= Auto ptr =

Deprecated class of smart pointers in C++

In the C++ programming language, auto_ptr (for automatic pointer) is an obsolete smart pointer class template that was available in previous versions of the C++ standard library (declared in the <memory> header file), which provides some basic RAII features for C++ raw pointers. It has been replaced by the unique_ptr class.

The auto_ptr template class describes an object that stores a pointer to a single allocated object that ensures that the object to which it points gets destroyed automatically when control leaves a scope.

The characteristics of auto_ptr are now considered unsatisfactory: it was introduced before C++11's move semantics, so it uses copying for what should be done with moves (and confusingly sets the copied-from auto_ptr to a null pointer). These copy semantics mean that it cannot be used in STL containers.

The C++11 standard made auto_ptr deprecated, replacing it with the unique_ptr class template. auto_ptr was fully removed in C++17.
For shared ownership, the shared_ptr template class can be used. shared_ptr was defined in C++11 and is also available in the Boost library for use with previous C++ versions.

==Declaration==

The auto_ptr class is declared in ISO/IEC 14882, section 20.4.5 as:

namespace std {
    template <class Y>
    struct auto_ptr_ref {};

    template <class X>
    class auto_ptr {
    public:
        using element_type = X;

        // 20.4.5.1 construct/copy/destroy:
        explicit auto_ptr(X* p = 0) throw();

        auto_ptr(auto_ptr&) throw();

        template <class Y>
        auto_ptr(auto_ptr<Y>&) throw();

        auto_ptr& operator=(auto_ptr&) throw();

        template <class Y>
        auto_ptr& operator=(auto_ptr<Y>&) throw();

        auto_ptr& operator=(auto_ptr_ref<X>) throw();

        ~auto_ptr() throw();

        // 20.4.5.2 members:
        X& operator*() const throw();
        X* operator->() const throw();
        X* get() const throw();
        X* release() throw();
        void reset(X* p = 0) throw();

        // 20.4.5.3 conversions:
        auto_ptr(auto_ptr_ref<X>) throw();

        template <class Y>
        operator auto_ptr_ref<Y>() throw();

        template <class Y>
        operator auto_ptr<Y>() throw();
    };

}

==Semantics==

The auto_ptr has semantics of strict ownership, meaning that the auto_ptr instance is the sole entity responsible for the object's lifetime. If an auto_ptr is copied, the source loses the reference. For example:

1. include <iostream>
2. include <memory>

using std::auto_ptr;

int main(int argc, char* argv[]) {
    int* a = new int[10];
    auto_ptr<int[]> x(a);
    auto_ptr<int[]> y;

    y = x;

    std::cout << x.get() << std::endl; // Print NULL
    std::cout << y.get() << std::endl; // Print non-NULL address of a

    return 0;
}

This code will print a NULL address for the first auto_ptr object and some non-NULL address for the second, showing that the source object lost the reference during the assignment (=). The raw pointer a in the example should not be deleted, as it will be deleted by the auto_ptr that owns the reference. In fact, new int could be passed directly into x, eliminating the need for a.
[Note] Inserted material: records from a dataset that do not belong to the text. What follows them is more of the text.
#ifdef SPH_TRIPCOUNT
#ifndef SPH_DIAGNOSTIC_BUILD
#error "SPH_TRIPCOUNT is for diagnostic builds only: add -DSPH_DIAGNOSTIC_BUILD"
#endif
enum {
   TRIP_D_WAVES = 0, TRIP_D_CHUNKS_W, TRIP_D_TEST8_W, TRIP_D_TEST8_L, TRIP_D_SLOTS_L, TRIP_D_POPS_W,
   TRIP_D_POPS_L, TRIP_D_POPLOOPS_W, TRIP_D_SUMTRIPS_W, TRIP_D_SUMSLOTS_W, TRIP_D_LISTED_L, TRIP_D_LANES_L,
   TRIP_A_WAVES = 16, TRIP_A_PTRIPS_W, TRIP_A_CNT_L, TRIP_A_VTRIPS_W, TRIP_A_NV_L, TRIP_A_LANES_L,
   TRIP_COUNT = 32
};
__device__ unsigned long long g_trip[TRIP_COUNT];
struct TripCounters {
   unsigned int v[16];
   __device__ TripCounters() { for (int i = 0; i < 16; i++) v[i] = 0; }
// ... 181 lines not shown
         len[k] = 0;
         if (hi >= lo) {
            G[k] = (int)cell_start[lo];
            len[k] = (int)cell_start[hi + 1] - G[k];
         }
      }
      int run = 0, chain_end = -1, chain_d = 0;
#pragma unroll
      for (int k = 0; k < 9; k++) {
         d.B[k] = run;
         if (len[k] == 0) {
            d.D[k] = run - G[k];
         } else if (G[k] <= chain_end) {
            const int seg_end = G[k] + len[k];
            d.D[k] = chain_d;
            if (seg_end > chain_end) {
               run += seg_end - chain_end;
               chain_end = seg_end;
            }
         } else {
            d.D[k] = chain_d = run - G[k];
            run += len[k];
            chain_end = G[k] + len[k];
         }
      }
      d.total = run;
      d.pad = 0;
      desc[tile] = d;
      most = run;
   }
   const bool lead = (threadIdx.x & (SPH_WAVE - 1)) == 0;
#pragma unroll
   for (int c = 0; c < TILE_CANDS; c++) {
      const int over = __popcll(__ballot(c < caps.n_cand && most > caps.cand[c]));
      if (lead && over) atomicAdd(&stats[TSTAT_OVER + c], over);
   }
   int wave_most = most;
#pragma unroll
   for (int o = SPH_WAVE / 2; o > 0; o >>= 1) wave_most = max(wave_most, __shfl_xor(wave_most, o));
   if (lead && wave_most > stats[TSTAT_MAX]) atomicMax(&stats[TSTAT_MAX], wave_most);
   if (most > caps.cap_density) giveup_density[atomicAdd(&stats[TSTAT_GIVEUP_DENSITY], 1)] = (uint32_t)tile;
   if (most > caps.cap_density || most > caps.cap_accel)
      giveup_accel[atomicAdd(&stats[TSTAT_GIVEUP_ACCEL], 1)] = (uint32_t)tile;
}

__global__ void __launch_bounds__(256)
k_rank_gather_tile_desc(int desc_blocks, int ntiles, const uint32_t* __restrict__ perm,
                        const uint32_t* __restrict__ key, const uint32_t* __restrict__ cell_start,
                        const int32_t* __restrict__ meta, CellGrid g,
                        const float4* __restrict__ posm_in, const float4* __restrict__ velp_in,
                        float4* __restrict__ posm_out, float4* __restrict__ velp_out,
                        TileDesc* __restrict__ desc, TileCaps caps, int32_t* __restrict__ stats,
                        uint32_t* __restrict__ giveup_density, uint32_t* __restrict__ giveup_accel,
                        uint32_t* __restrict__ remap)
{
   if ((int)blockIdx.x < desc_blocks) {
      tile_desc(blockIdx.x * blockDim.x + threadIdx.x, ntiles, perm, key, cell_start, meta, g, desc,
                caps, stats, giveup_density, giveup_accel);
      return;
   }
   __shared__ uint32_t lds_id[256];
   rank_gather((blockIdx.x - desc_blocks) * blockDim.x + threadIdx.x,
               (blockIdx.x - desc_blocks) * blockDim.x, lds_id, perm, key, cell_start, meta,
               g.ncells, posm_in, velp_in, posm_out, velp_out, remap);
}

Notice that the object pointed by an auto_ptr is destroyed using operator delete; this means that you should only use auto_ptr for pointers obtained with operator new. This excludes pointers returned by malloc/calloc/realloc, and pointers to arrays (because arrays are allocated by operator new[] and must be deallocated by operator delete[]).

Because of its copy semantics, auto_ptr may not be used in STL containers that may perform element copies in their operations.